▸ **Task details**: Lines in the listing below that include the word "long" need to be copied.

BEGIN Supplied records

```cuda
template <typename T>
__global__ __launch_bounds__(256) void sample_talker_kernel(DecodeState* st, const T* logits, int V,
                                                            const unsigned char* seen, int G, const TeacherForcing* tf) {
    if (st->done) return;
    __shared__ SampleSmem sm;
    SampleCfg c;
    c.temperature = st->t_temperature; c.top_k = st->t_top_k; c.top_p = st->t_top_p; c.do_sample = st->t_do_sample;
    c.rep_penalty = st->t_rep_penalty;
    c.sup_lo = st->sup_lo; c.sup_hi = st->sup_hi; c.keep_id = st->eos_id;
    const int frame = st->frame;
    c.sup_extra = (frame + 1 < st->min_new) ? st->eos_id : -1;
    const T* noise = st->talker_noise
        ? gptr(reinterpret_cast<const T*>(st->talker_noise)) + (size_t)(frame % st->noise_frames) * V : nullptr;
    for (int i = threadIdx.x; i < V; i += 256) sm.vals[i] = DT<T>::ld(logits + i);
    __syncthreads();
    int tok = sample_core<T>(sm, V, c, seen, noise);
    __syncthreads();
    tok = forced_or(tf, (frame + 1) * G, tok);
    if (threadIdx.x == 0) {
        st->token = tok; st->frame = frame + 1; st->pos += 1; st->gen_step += 1;
    }
}

}
```

### faster-qwen3-tts_amd/csrc/sampler_wave.cuh

```cuda
#pragma once
#include "sampler.cuh"

namespace fq3 {

__device__ __forceinline__ ArgMax wave_argmax(ArgMax a) {
    ArgMax r;
    r.v = wave_max(a.v);
    r.i = wave_min_i32(a.v == r.v ? a.i : 0x7fffffff);
    return r;
}

struct BlkSmem { int cnt[2][4]; float f[4]; float av[4]; int ai[4]; };

__device__ __forceinline__ float blk_max4(float v, BlkSmem& sm) {
    v = wave_max(v);
    __syncthreads();
    if ((threadIdx.x & 63) == 0) sm.f[threadIdx.x >> 6] = v;
    __syncthreads();
    return fmaxf(fmaxf(sm.f[0], sm.f[1]), fmaxf(sm.f[2], sm.f[3]));
}
__device__ __forceinline__ float blk_sum4(float v, BlkSmem& sm) {
    v = wave_sum(v);
    __syncthreads();
    if ((threadIdx.x & 63) == 0) sm.f[threadIdx.x >> 6] = v;
    __syncthreads();
    return (sm.f[0] + sm.f[1]) + (sm.f[2] + sm.f[3]);
}
__device__ __forceinline__ int blk_argmax4(ArgMax a, BlkSmem& sm) {
    a = wave_argmax(a);
    __syncthreads();
    if ((threadIdx.x & 63) == 0) { sm.av[threadIdx.x >> 6] = a.v; sm.ai[threadIdx.x >> 6] = a.i; }
    __syncthreads();
    ArgMax r; r.v = sm.av[0]; r.i = sm.ai[0];
#pragma unroll
    for (int i = 1; i < 4; ++i) { ArgMax b; b.v = sm.av[i]; b.i = sm.ai[i]; r = amax2(r, b); }
    return r.i;
}

template <typename T, int NC>
__device__ int sample_wave_core(Raw8<T> (&xraw)[NC], int V, const SampleCfg& c, const unsigned char* seen,
                                const T* noise, BlkSmem& sm) {
    const int tid = threadIdx.x;
    float x[NC][8];
    Raw8<T> nz[NC];
    const bool samp = c.do_sample != 0;
#pragma unroll
    for (int j = 0; j < NC; ++j) {
        const int off = j * 2048 + tid * 8;
        if (samp && off < V) ldraw<false>(nz[j], noise + off); else zero(nz[j]);
    }
    const bool pen = seen && c.rep_penalty != 1.0f;
#pragma unroll
    for (int j = 0; j < NC; ++j) {
        const int off = j * 2048 + tid * 8;
        unpack(xraw[j], x[j]);
        unsigned long long sb = 0ull;
        if (pen && off < V) sb = *reinterpret_cast<const unsigned long long*>(seen + off);
#pragma unroll
        for (int i = 0; i < 8; ++i) {
            const int id = off + i;
            float v = x[j][i];
            if (pen && ((sb >> (8 * i)) & 0xffull)) v = v > 0.f ? DT<T>::rnd(v / c.rep_penalty) : DT<T>::rnd(v * c.rep_penalty);
            if (id >= V || (id >= c.sup_lo && id < c.sup_hi && id != c.keep_id) || id == c.sup_extra) v = -INFINITY;
            x[j][i] = v;
        }
    }
    if (!samp) {
        ArgMax a; a.v = -INFINITY; a.i = 0x7fffffff;
#pragma unroll
        for (int j = 0; j < NC; ++j)
#pragma unroll
            for (int i = 0; i < 8; ++i) { ArgMax b; b.v = x[j][i]; b.i = j * 2048 + tid * 8 + i; a = amax2(a, b); }
        return blk_argmax4(a, sm);
    }
#pragma unroll
    for (int j = 0; j < NC; ++j)
#pragma unroll
        for (int i = 0; i < 8; ++i) x[j][i] = DT<T>::rnd(x[j][i] / c.temperature);
    if (c.top_k > 0) {
        const int kk = min(c.top_k, V);
        uint32_t key[NC][8];
#pragma unroll
        for (int j = 0; j < NC; ++j)
#pragma unroll
            for (int i = 0; i < 8; ++i) key[j][i] = (j * 2048 + tid * 8 + i) < V ? okey(x[j][i]) : 0u;
        uint32_t prefix = 0;
        constexpr int kLowBit = sizeof(T) == 2 ? 16 : 0;
        const int wave = tid >> 6;
#pragma unroll 1
        for (int bit = 31; bit >= kLowBit; --bit) {
            const uint32_t cand = prefix | (1u << bit);
            int cnt = 0;
#pragma unroll
            for (int j = 0; j < NC; ++j)
#pragma unroll
                for (int i = 0; i < 8; ++i) cnt += __popcll(__ballot(key[j][i] >= cand));
            int* slot = sm.cnt[bit & 1];
            if ((tid & 63) == 0) slot[wave] = cnt;
            __syncthreads();
            const int tot = (slot[0] + slot[1]) + (slot[2] + slot[3]);
            if (tot >= kk) prefix = cand;
            if (tot == kk) break;
        }
#pragma unroll
        for (int j = 0; j < NC; ++j)
#pragma unroll
            for (int i = 0; i < 8; ++i)
                if (key[j][i] < prefix) x[j][i] = -INFINITY;
    }
    float mx = -INFINITY;
#pragma unroll
    for (int j = 0; j < NC; ++j)
#pragma unroll
        for (int i = 0; i < 8; ++i) mx = fmaxf(mx, x[j][i]);
    mx = blk_max4(mx, sm);
    float se = 0.f;
#pragma unroll
    for (int j = 0; j < NC; ++j)
#pragma unroll
        for (int i = 0; i < 8; ++i) { x[j][i] = expf(x[j][i] - mx); se += x[j][i]; }
    se = blk_sum4(se, sm);
    ArgMax a; a.v = -INFINITY; a.i = 0x7fffffff;
#pragma unroll
    for (int j = 0; j < NC; ++j) {
        float q[8];
        unpack(nz[j], q);
#pragma unroll
        for (int i = 0; i < 8; ++i) {
            const int id = j * 2048 + tid * 8 + i;
            const float p = DT<T>::rnd(x[j][i] / se);
            ArgMax b; b.v = id < V ? DT<T>::rnd(p / q[i]) : -INFINITY; b.i = id;
            a = amax2(a, b);
        }
    }
    return blk_argmax4(a, sm);
}

template <typename T, int NC>
__device__ __forceinline__ void issue_logits(Raw8<T> (&xraw)[NC], const T* logits, int V) {
#pragma unroll
    for (int j = 0; j < NC; ++j) {
        const int off = j * 2048 + threadIdx.x * 8;
        if (off < V) ldraw<false>(xraw[j], logits + off); else zero(xraw[j]);
    }
}

template <typename T, int NC>
__global__ __launch_bounds__(256) void sample_api_wave_kernel(const T* logits, int V, SampleCfg c, const unsigned char* seen,
                                                             const T* noise, int64_t* out) {
    __shared__ BlkSmem sm;
    Raw8<T> xraw[NC];
    issue_logits<T, NC>(xraw, logits, V);
    const int tok = sample_wave_core<T, NC>(xraw, V, c, seen, noise, sm);
    if (threadIdx.x == 0) out[0] = tok;
}

template <typename T, int NC>
__device__ __forceinline__ int sample_nucleus_from_regs(Raw8<T> (&xraw)[NC], int V, const SampleCfg& c, const unsigned char* seen,
                                                        const T* noise, SampleSmem& big) {
#pragma unroll
    for (int j = 0; j < NC; ++j) {
        float f[8];
        unpack(xraw[j], f);
#pragma unroll
        for (int i = 0; i < 8; ++i) {
            const int id = j * 2048 + threadIdx.x * 8 + i;
            if (id < V) big.vals[id] = f[i];
        }
    }
    __syncthreads();
    const int tok = sample_core<T>(big, V, c, seen, noise);
    __syncthreads();
    return tok;
}

template <typename T, int NC, bool NUCLEUS = false>
__device__ __forceinline__ void sample_pred_wave_body(const DecodeState* st, const T* logits, int V, int cb,
                                                      const SampleCfg& c_imm, const T* noise_imm, int* codes, int G,
                                                      int64_t* out64, const T* next_emb, T* next_in, int H, const TeacherForcing* tf = nullptr) {
    __shared__ BlkSmem sm;
    Raw8<T> xraw[NC];
    issue_logits<T, NC>(xraw, logits, V);
    SampleCfg c = c_imm;
    const T* noise = noise_imm;
    int frame = 0;
    if (st) {
        if (st->done) return;
        c.temperature = st->p_temperature; c.top_k = st->p_top_k; c.top_p = st->p_top_p; c.do_sample = st->p_do_sample;
        frame = st->frame;
        if (st->pred_noise)
            noise = gptr(reinterpret_cast<const T*>(st->pred_noise)) + ((size_t)(frame % st->noise_frames) * (G - 1) + cb) * V;
    }
    int tok;
    if constexpr (NUCLEUS) {
        __shared__ SampleSmem big;
        if (c.do_sample && c.top_p < 1.0f) tok = sample_nucleus_from_regs<T, NC>(xraw, V, c, nullptr, noise, big);
        else tok = sample_wave_core<T, NC>(xraw, V, c, nullptr, noise, sm);
    } else {
        tok = sample_wave_core<T, NC>(xraw, V, c, nullptr, noise, sm);
    }
    if (st) tok = forced_or(tf, frame * G + 1 + cb, tok);
    if (threadIdx.x == 0) {
        if (codes) codes[(size_t)frame * G + 1 + cb] = tok;
        if (out64) out64[cb] = tok;
    }
    if (next_emb) {
        const T* src = next_emb + (size_t)tok * H;
        for (int e = threadIdx.x * 8; e < H; e += 256 * 8) {
            Raw8<T> r; ldraw<false>(r, src + e);
            if (sizeof(T) == 2) *reinterpret_cast<u32x4*>(reinterpret_cast<char*>(next_in) + (size_t)e * 2) = *reinterpret_cast<u32x4*>(&r);
            else { float f[8]; unpack(r, f);
#pragma unroll
                   for (int i = 0; i < 8; ++i) DT<T>::st(next_in + e + i, f[i]); }
        }
    }
}

template <typename T, int NC>
__global__ __launch_bounds__(256) void sample_pred_wave_kernel(const DecodeState* st, const T* logits, int V, int cb,
                                                              SampleCfg c_imm, const T* noise_imm, int* codes, int G,
                                                              int64_t* out64, const T* next_emb, T* next_in, int H, const TeacherForcing* tf) {
    sample_pred_wave_body<T, NC>(st, logits, V, cb, c_imm, noise_imm, codes, G, out64, next_emb, next_in, H, tf);
}

template <typename T, int NC, bool NUCLEUS = false>
__device__ __forceinline__ void sample_talker_wave_body(DecodeState* st, const T* logits, int V, const unsigned char* seen, int G,
                                                        const TeacherForcing* tf = nullptr) {
    __shared__ BlkSmem sm;
    Raw8<T> xraw[NC];
    issue_logits<T, NC>(xraw, logits, V);
    if (st->done) return;
    SampleCfg c;
    c.temperature = st->t_temperature; c.top_k = st->t_top_k; c.top_p = st->t_top_p; c.do_sample = st->t_do_sample;
    c.rep_penalty = st->t_rep_penalty;
    c.sup_lo = st->sup_lo; c.sup_hi = st->sup_hi; c.keep_id = st->eos_id;
    const int frame = st->frame;
    c.sup_extra = (frame + 1 < st->min_new) ? st->eos_id : -1;
    const T* noise = st->talker_noise
        ? gptr(reinterpret_cast<const T*>(st->talker_noise)) + (size_t)(frame % st->noise_frames) * V : nullptr;
    int tok;
    if constexpr (NUCLEUS) {
        __shared__ SampleSmem big;
        if (c.do_sample && c.top_p < 1.0f) tok = sample_nucleus_from_regs<T, NC>(xraw, V, c, seen, noise, big);
        else tok = sample_wave_core<T, NC>(xraw, V, c, seen, noise, sm);
    } else {
        tok = sample_wave_core<T, NC>(xraw, V, c, seen, noise, sm);
    }
    tok = forced_or(tf, (frame + 1) * G, tok);
    if (threadIdx.x == 0) { st->token = tok; st->frame = frame + 1; st->pos += 1; st->gen_step += 1; }
}
template <typename T, int NC>
__global__ __launch_bounds__(256) void sample_talker_wave_kernel(DecodeState* st, const T* logits, int V,
                                                                const unsigned char* seen, int G, const TeacherForcing* tf) {
    sample_talker_wave_body<T, NC>(st, logits, V, seen, G, tf);
}

}
```

Measured before the change: 36.69.

## Precompute per-token predictor layer-0 QKV table and add bounded top-k search

Builds a device table holding the first predictor layer's normed QKV projection for every codebook token (with the optional projection folded in), shared across contexts. The sampler copies the selected token's row into the qkv buffer, so later predictor passes skip the layer-0 QKV GEMV. It also adds selectable top-k search strategies in the wave sampler that narrow the radix bit range from the max/min keys and reuse the found max. The cost is a large one-time table build and extra device memory, plus bf16 rounding differences between the table and the live computation.

```diff
diff --git a/faster-qwen3-tts_amd/csrc/fq3_api.hip b/faster-qwen3-tts_amd/csrc/fq3_api.hip
--- a/faster-qwen3-tts_amd/csrc/fq3_api.hip
+++ b/faster-qwen3-tts_amd/csrc/fq3_api.hip
@@ -243,6 +243,7 @@
     return FQ3_OK;
 }
 
+static void pred_tab_release(fq3_ctx* c);
 extern "C" int fq3_set_option(fq3_ctx* c, const char* key, int value) {
     if (!c || !key) return fail(FQ3_EINVAL, "null argument");
     const std::string k(key);
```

END Supplied records

▸ **Task output**:
        unsigned long long sb = 0ull;
        if (pen && off < V) sb = *reinterpret_cast<const unsigned long long*>(seen + off);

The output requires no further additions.